2.3 Admissão da interceptação ambiental

A interceptação ambiental é um meio de prova que está cada vez mais sendo utilizada e admitida no processo penal, de maneira que, com o avanço das

tecnologias de mídia, acaba por favorecer a captação desse meio probatório. Porém diante da demanda de mídia crescente, falta por parte do legislador, regulamentar lei própria para melhor aproveitamento da prova colhida mediante a gravação ambiental.

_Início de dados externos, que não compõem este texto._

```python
import numpy as np

from . import _capi


@dataclass
class ScorerConfig:
    goal_slice: Tuple[int, int]
    observe_goal_lidar: bool = True
    lidar_max_dist: float = 4.0
    goal_size: float = 0.3
    reward_distance: float = 1.0
    reward_goal: float = 1.0
    reward_clip: float = 10.0
    constrain_indicator: bool = True
    cost_kinds: List[Tuple[int, int, float]] = field(default_factory=list)


# ... 408 lines not shown
        n = C.c_int32()
        _capi.check(self.lib.cem_planner_comm_ranks(self.h, C.byref(n)), 'cem_planner_comm_ranks')
        return n.value

    def comm_destroy(self):
        _capi.check(self.lib.cem_planner_comm_destroy(self.h), 'cem_planner_comm_destroy')
        self.has_comm = False

    def graph_status(self):
        st = C.c_int32()
        _capi.check(self.lib.cem_planner_graph_status(self.h, C.byref(st)), 'cem_planner_graph_status')
        return ('eager', 'graph', 'graph-unsupported')[st.value]

    def launches_per_iteration(self):
        n = C.c_int32()
        _capi.check(self.lib.cem_planner_launches_per_iteration(self.h, C.byref(n)), 'cem_planner_launches_per_iteration')
        return n.value

    def rollout_path(self):
        n = C.c_int32()
        _capi.check(self.lib.cem_planner_rollout_path(self.h, C.byref(n)), 'cem_planner_rollout_path')
        return ('generic', 'lean')[n.value]

    def set_particle_objective(self, kind='mean', m=0):
        if kind not in PARTICLE_OBJECTIVES:
            raise ValueError("kind is 'mean' or 'lower_tail'")
        _capi.check(self.lib.cem_planner_set_particle_objective(self.h, PARTICLE_OBJECTIVES[kind], int(m)), 'cem_planner_set_particle_objective')

    def particle_objective(self):
        kind, m = C.c_int32(), C.c_int32()
        _capi.check(self.lib.cem_planner_get_particle_objective(self.h, C.byref(kind), C.byref(m)), 'cem_planner_get_particle_objective')
        return ('mean', 'lower_tail')[kind.value], m.value

    def set_constraint(self, kind='beta', worst_cost_particles=0):
        if kind not in CONSTRAINTS:
            raise ValueError("kind is 'beta' or 'budget'")
        _capi.check(self.lib.cem_planner_set_constraint(self.h, CONSTRAINTS[kind], int(worst_cost_particles)), 'cem_planner_set_constraint')

    def constraint(self):
        kind, m = C.c_int32(), C.c_int32()
        _capi.check(self.lib.cem_planner_get_constraint(self.h, C.byref(kind), C.byref(m)), 'cem_planner_get_constraint')
        return ('beta', 'budget')[kind.value], m.value

    def set_cost_budget(self, budget):
        b = np.ascontiguousarray(np.asarray(budget, np.float32).reshape(-1))
        self.budget_staged = None
# ... 567 lines not shown
```

### include/cem_mpc.h

```cpp
#ifndef CEM_MPC_H
#define CEM_MPC_H

#include <stddef.h>
#include <stdint.h>

#ifdef __cplusplus
extern "C" {
#endif

#define CEM_ABI_VERSION 4
#define CEM_MAX_ACT 32
#define CEM_MAX_COST_KINDS 4
#define CEM_MAX_BATCH 256

enum cem_status {
    CEM_OK = 0,
    CEM_ERR_INVALID_ARG = 1,
    CEM_ERR_UNSUPPORTED = 2,
    CEM_ERR_SPLIT = 3,
    CEM_ERR_WORKSPACE = 4,
    CEM_ERR_HIP = 5,
    CEM_ERR_NO_WEIGHTS = 6,
    CEM_ERR_STATE = 7,
    CEM_ERR_COMM = 8,
// ... 95 lines not shown
int cem_planner_set_weights_dev(cem_planner_t *h, const float *blob_dev, size_t n_floats);

int cem_planner_plan(cem_planner_t *h, const float *state, uint64_t seed, uint64_t call,
                     const float *eps_act_dev, const float *eps_model_dev, const float *eps_out_host,
                     float *action_out, float *best_score_out, int32_t *iters_out);

int cem_plan_begin(cem_planner_t *h, const float *state, uint64_t seed, uint64_t call,
                   const float *eps_act_dev, const float *eps_model_dev);
int cem_plan_rollout(cem_planner_t *h, int32_t it);
int cem_plan_select(cem_planner_t *h, int32_t it);
int cem_plan_end(cem_planner_t *h, const float *eps_out_host, float *action_out, float *best_score_out, int32_t *iters_out);

#define CEM_COMM_ID_BYTES 128
int cem_comm_unique_id(void *id_out );
int cem_planner_comm_init(cem_planner_t *h, const void *id , int32_t n_ranks, int32_t rank);
int cem_planner_comm_destroy(cem_planner_t *h);
int cem_planner_comm_ranks(const cem_planner_t *h, int32_t *n_ranks_out);
int cem_plan_exchange(cem_planner_t *h);
int cem_planner_select_mode(const cem_planner_t *h, int32_t *mode_out);
int cem_planner_inject_fault(cem_planner_t *h, int32_t kind);
int cem_planner_graph_status(const cem_planner_t *h, int32_t *status_out);
int cem_planner_launches_per_iteration(const cem_planner_t *h, int32_t *launches_out);
int cem_planner_rollout_path(const cem_planner_t *h, int32_t *path_out);

int cem_unfold_sequences(cem_planner_t *h, const float *s0_dev, const float *actions_dev, int32_t n_rows, int32_t horizon,
                         const float *eps_model_dev, uint64_t seed, uint64_t call,
                         float *traj_out_dev, float *mu_out_dev, float *sd_out_dev);

int cem_compute_objective(cem_planner_t *h, const float *traj_dev, int32_t n_rows, int32_t horizon, float *scores_out_dev);

int cem_scorer_reward(cem_planner_t *h, const float *obs_dev, const float *next_obs_dev, int32_t n, float *reward_out_dev,
                      uint8_t *goal_achieved_out_dev);
int cem_scorer_cost(cem_planner_t *h, const float *obs_dev, int32_t n, float *cost_out_dev);

int cem_fill_noise(cem_planner_t *h, uint64_t seed, uint64_t call, float *eps_act_dev, float *eps_model_dev, float *eps_out_dev);

int cem_philox_words(cem_planner_t *h, uint64_t seed, uint64_t call, uint32_t stream, uint32_t iteration, uint32_t t, uint32_t sub,
                     uint32_t idx0, uint32_t n, uint32_t *words_out_dev);

int cem_planner_set_timing(cem_planner_t *h, int32_t enable);
int cem_planner_last_timing(cem_planner_t *h, float *rollout_ms_total, int32_t *rollout_launches, float *select_ms_total);
int cem_planner_last_timing_detail(cem_planner_t *h, float *reduce_ms_total, float *sampler_ms_total);

size_t cem_batch_workspace_bytes(const cem_config_t *cfg, int32_t max_batch);
int cem_batch_planner_create(const cem_config_t *cfg, int32_t max_batch, void *workspace, size_t workspace_bytes, void *hip_stream,
                             cem_planner_t **out);
// ... 96 lines not shown
```

Measured before the change: 542.2.

## Add straight-line specialized lean rollout kernel with ring-buffered weight prefetch

Adds a specialized lean rollout kernel for the common configuration (4 layers, one forward wave, no goal mode, at most one cost). It fully unrolls the MLP stages at compile time and streams weight groups through a four-slot register ring of buffer loads issued several groups ahead, so the generic kernel's runtime branching and load latency stall less on the matrix cores. The dispatcher selects it when the configuration matches, with an environment override to force the old branchy path. It adds a large amount of duplicated kernel code and some risk of register pressure or correctness drift from the generic path.

```diff
diff --git a/ethz_safe_learning_amd/_capi.py b/ethz_safe_learning_amd/_capi.py
--- a/ethz_safe_learning_amd/_capi.py
+++ b/ethz_safe_learning_amd/_capi.py
@@ -25,7 +25,7 @@
     'cem_packed_weight_floats', 'cem_workspace_bytes', 'cem_pack_weights_host', 'cem_plan_tiles_host', 'cem_plan_segments_host', 'cem_rollout_residency',
     'cem_planner_create', 'cem_planner_destroy', 'cem_planner_layout', 'cem_planner_set_weights', 'cem_planner_set_weights_dev',
     'cem_planner_set_normaliser', 'cem_planner_plan', 'cem_plan_begin', 'cem_plan_rollout', 'cem_plan_select',
-    'cem_plan_end', 'cem_comm_unique_id', 'cem_planner_comm_init', 'cem_planner_comm_destroy', 'cem_planner_comm_ranks', 'cem_plan_exchange', 'cem_planner_graph_status', 'cem_planner_launches_per_iteration', 'cem_planner_rollout_path', 'cem_unfold_sequences', 'cem_compute_objective', 'cem_scorer_reward', 'cem_scorer_cost', 'cem_fill_noise', 'cem_philox_words', 'cem_planner_set_timing', 'cem_planner_last_timing', 'cem_planner_last_timing_detail', 'cem_planner_select_mode', 'cem_planner_inject_fault',
+    'cem_plan_end', 'cem_comm_unique_id', 'cem_planner_comm_init', 'cem_planner_comm_destroy', 'cem_planner_comm_ranks', 'cem_plan_exchange', 'cem_planner_graph_status', 'cem_planner_launches_per_iteration', 'cem_planner_rollout_path', 'cem_planner_rollout_form', 'cem_unfold_sequences', 'cem_compute_objective', 'cem_scorer_reward', 'cem_scorer_cost', 'cem_fill_noise', 'cem_philox_words', 'cem_planner_set_timing', 'cem_planner_last_timing', 'cem_planner_last_timing_detail', 'cem_planner_select_mode', 'cem_planner_inject_fault',
     'cem_batch_workspace_bytes', 'cem_batch_planner_create', 'cem_planner_plan_batch', 'cem_planner_batch_capacity',
     'cem_planner_set_warm_start', 'cem_planner_set_initial_distribution', 'cem_planner_set_init_mode', 'cem_planner_reset_carry',
     'cem_planner_get_carry', 'cem_planner_set_carry_slots', 'cem_planner_set_particle_objective', 'cem_planner_get_particle_objective',
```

Sua definição é a captação de sons ou imagens no próprio ambiente, que é feita por terceira pessoa, a qual registra sons ou imagens de duas ou mais pessoas, sem que as mesmas saibam que estão sendo monitoradas ou vigiadas. Avena (2012, p. 488) define a interceptação ambiental da seguinte maneira:

As interceptações ambientais Lato sensu compreendem toda e qualquer forma de captação de sons, imagens ou sinais eletromagnéticos que não se utilizem da linha telefônica. São, enfim, aquelas realizadas por meio de filmadoras, gravadores acústicos, transmissores e outros equipamentos similares.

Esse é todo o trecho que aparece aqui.